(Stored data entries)
━━━━

# psc0628/NeRF-PRV

Hardware: AMD Instinct MI355X
Metric: ray-samples/s (field evaluations composited; candidate views rendered + scored; scene baseline, field 256^3) (higher is better)
Workload: dtype f16

## Files before the change

### nerf_prv_amd/csrc/prv_kernels.hip

```cpp
#include "prv_kernels.hpp"

#include <algorithm>

#ifndef PRV_ABLATE
#define PRV_ABLATE 0
#endif

namespace prv {


__device__ __forceinline__ void morton16(uint32_t i, uint32_t& x, uint32_t& y) {
  x = (i & 1u) | ((i >> 1) & 2u) | ((i >> 2) & 4u) | ((i >> 3) & 8u);
  y = ((i >> 1) & 1u) | ((i >> 2) & 2u) | ((i >> 3) & 4u) | ((i >> 4) & 8u);
}

constexpr float kNgpDt = 1.7320508075688772f / 1024.0f;

__device__ __forceinline__ uint32_t march_ngp(const FieldDev& fd, const float o[3], const float d[3], float t0, float t1,
                                              uint32_t (*mw)[256], int& k_lo, int& k_hi, int& first_nz, int& last_nz) {
  const float dt = kNgpDt;
  first_nz = 32;
  last_nz = -1;
  k_lo = k_hi = 0;
  float ta = t0, tb = t1;
// ... 483 lines not shown
    for (int e = 0; e < E; e++) {
      k2_lo = min(k2_lo, first_nz[e]);
      k2_hi = max(k2_hi, last_nz[e]);
    }
    uint32_t acc[E][4];
#pragma unroll
    for (int e = 0; e < E; e++)
#pragma unroll
      for (int q = 0; q < 4; q++) acc[e][q] = 0u;
    for (int k = k2_lo; k <= k2_hi; k++) {
      uint32_t w[E];
      bool behind = false;
#pragma unroll
      for (int e = 0; e < E; e++) behind = behind || (k - first_nz[e] >= kWin && k <= last_nz[e]);
      if (!((passmask >> k) & 1u)) {
#pragma unroll
        for (int e = 0; e < E; e++) w[e] = 0u;
      } else if (behind) {
        fine_word(k, w);
      } else {
#pragma unroll
        for (int e = 0; e < E; e++) {
          const int j = k - first_nz[e];
          w[e] = (j >= 0 && k <= last_nz[e]) ? mw[e][j][threadIdx.x] : 0u;
        }
      }
#pragma unroll
      for (int e = 0; e < E; e++) {
        const int j = k - first_nz[e];
        if (j < 0 || k > last_nz[e]) continue;
        const int q = j & 3;
        if (j < 4) {
#pragma unroll
          for (int u = 0; u < 4; u++)
            if (q == u) m[e][u] = w[e];
        } else {
#pragma unroll
          for (int u = 0; u < 4; u++)
            if (q == u) acc[e][u] = w[e];
          if ((q == 3 || k == last_nz[e]) && !(PRV_ABLATE & 128)) {
            const uint32_t slot = base[e] + (uint32_t)__popcll(b[e] & ((1ull << lane) - 1ull));
            P.mem[e].queue_ext[(size_t)((j >> 2) - 1) * ext_stride + slot] = make_uint4(acc[e][0], acc[e][1], acc[e][2], acc[e][3]);
#pragma unroll
            for (int u = 0; u < 4; u++) acc[e][u] = 0u;
          }
        }
      }
    }
  }
#pragma unroll
  for (int e = 0; e < E; e++) {
    const MarchSink Q{P.mem[e].queue, P.mem[e].queue_ext, ext_stride, P.mem[e].queue_count, P.mem[e].out_f32, P.mem[e].out_u8};
    march_write<true, true>(P, Q, stage, r, first_nz[e] < 32, b[e], base[e], dt, m[e], first_nz[e], last_nz[e], [](int) { return 0u; });
  }
}

__global__ __launch_bounds__(256) void occ_interleave_kernel(OccInterleaveParams P) {
  const uint32_t c = blockIdx.x * 256u + threadIdx.x;
  if (c >= P.n_cells) return;
  uint32_t v = 0u;
  for (int e = 0; e < P.n_members; e++) v |= ((P.bits[e][c >> 5] >> (c & 31u)) & 1u) << e;
  P.out[c] = (uint8_t)v;
}


__device__ __forceinline__ void clock_stamp_begin(unsigned long long* stat) {
  if (blockIdx.x == 0 && threadIdx.x == 0) {
    stat[4] = __builtin_readcyclecounter();
    stat[5] = __builtin_amdgcn_s_memrealtime();
  }
}
__device__ __forceinline__ void clock_stamp_end(unsigned long long* stat) {
  if (blockIdx.x == 0 && threadIdx.x == 0) {
    atomicAdd(stat + 2, __builtin_readcyclecounter() - stat[4]);
    atomicAdd(stat + 3, __builtin_amdgcn_s_memrealtime() - stat[5]);
  }
}

__device__ __forceinline__ int lane_id() { return (int)(threadIdx.x & 63u); }

__device__ __forceinline__ float entropy_add(float p, float H) { return p >= 1.17549435e-38f ? fmaf(p, -__builtin_amdgcn_logf(p), H) : H; }
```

━━━━

What is needed:
If a line in the entries contains the word "stat", copy that line out.

Exercise solution:
__device__ __forceinline__ void clock_stamp_begin(unsigned long long* stat) {
    stat[4] = __builtin_readcyclecounter();
    stat[5] = __builtin_amdgcn_s_memrealtime();
__device__ __forceinline__ void clock_stamp_end(unsigned long long* stat) {
    atomicAdd(stat + 2, __builtin_readcyclecounter() - stat[4]);
    atomicAdd(stat + 3, __builtin_amdgcn_s_memrealtime() - stat[5]);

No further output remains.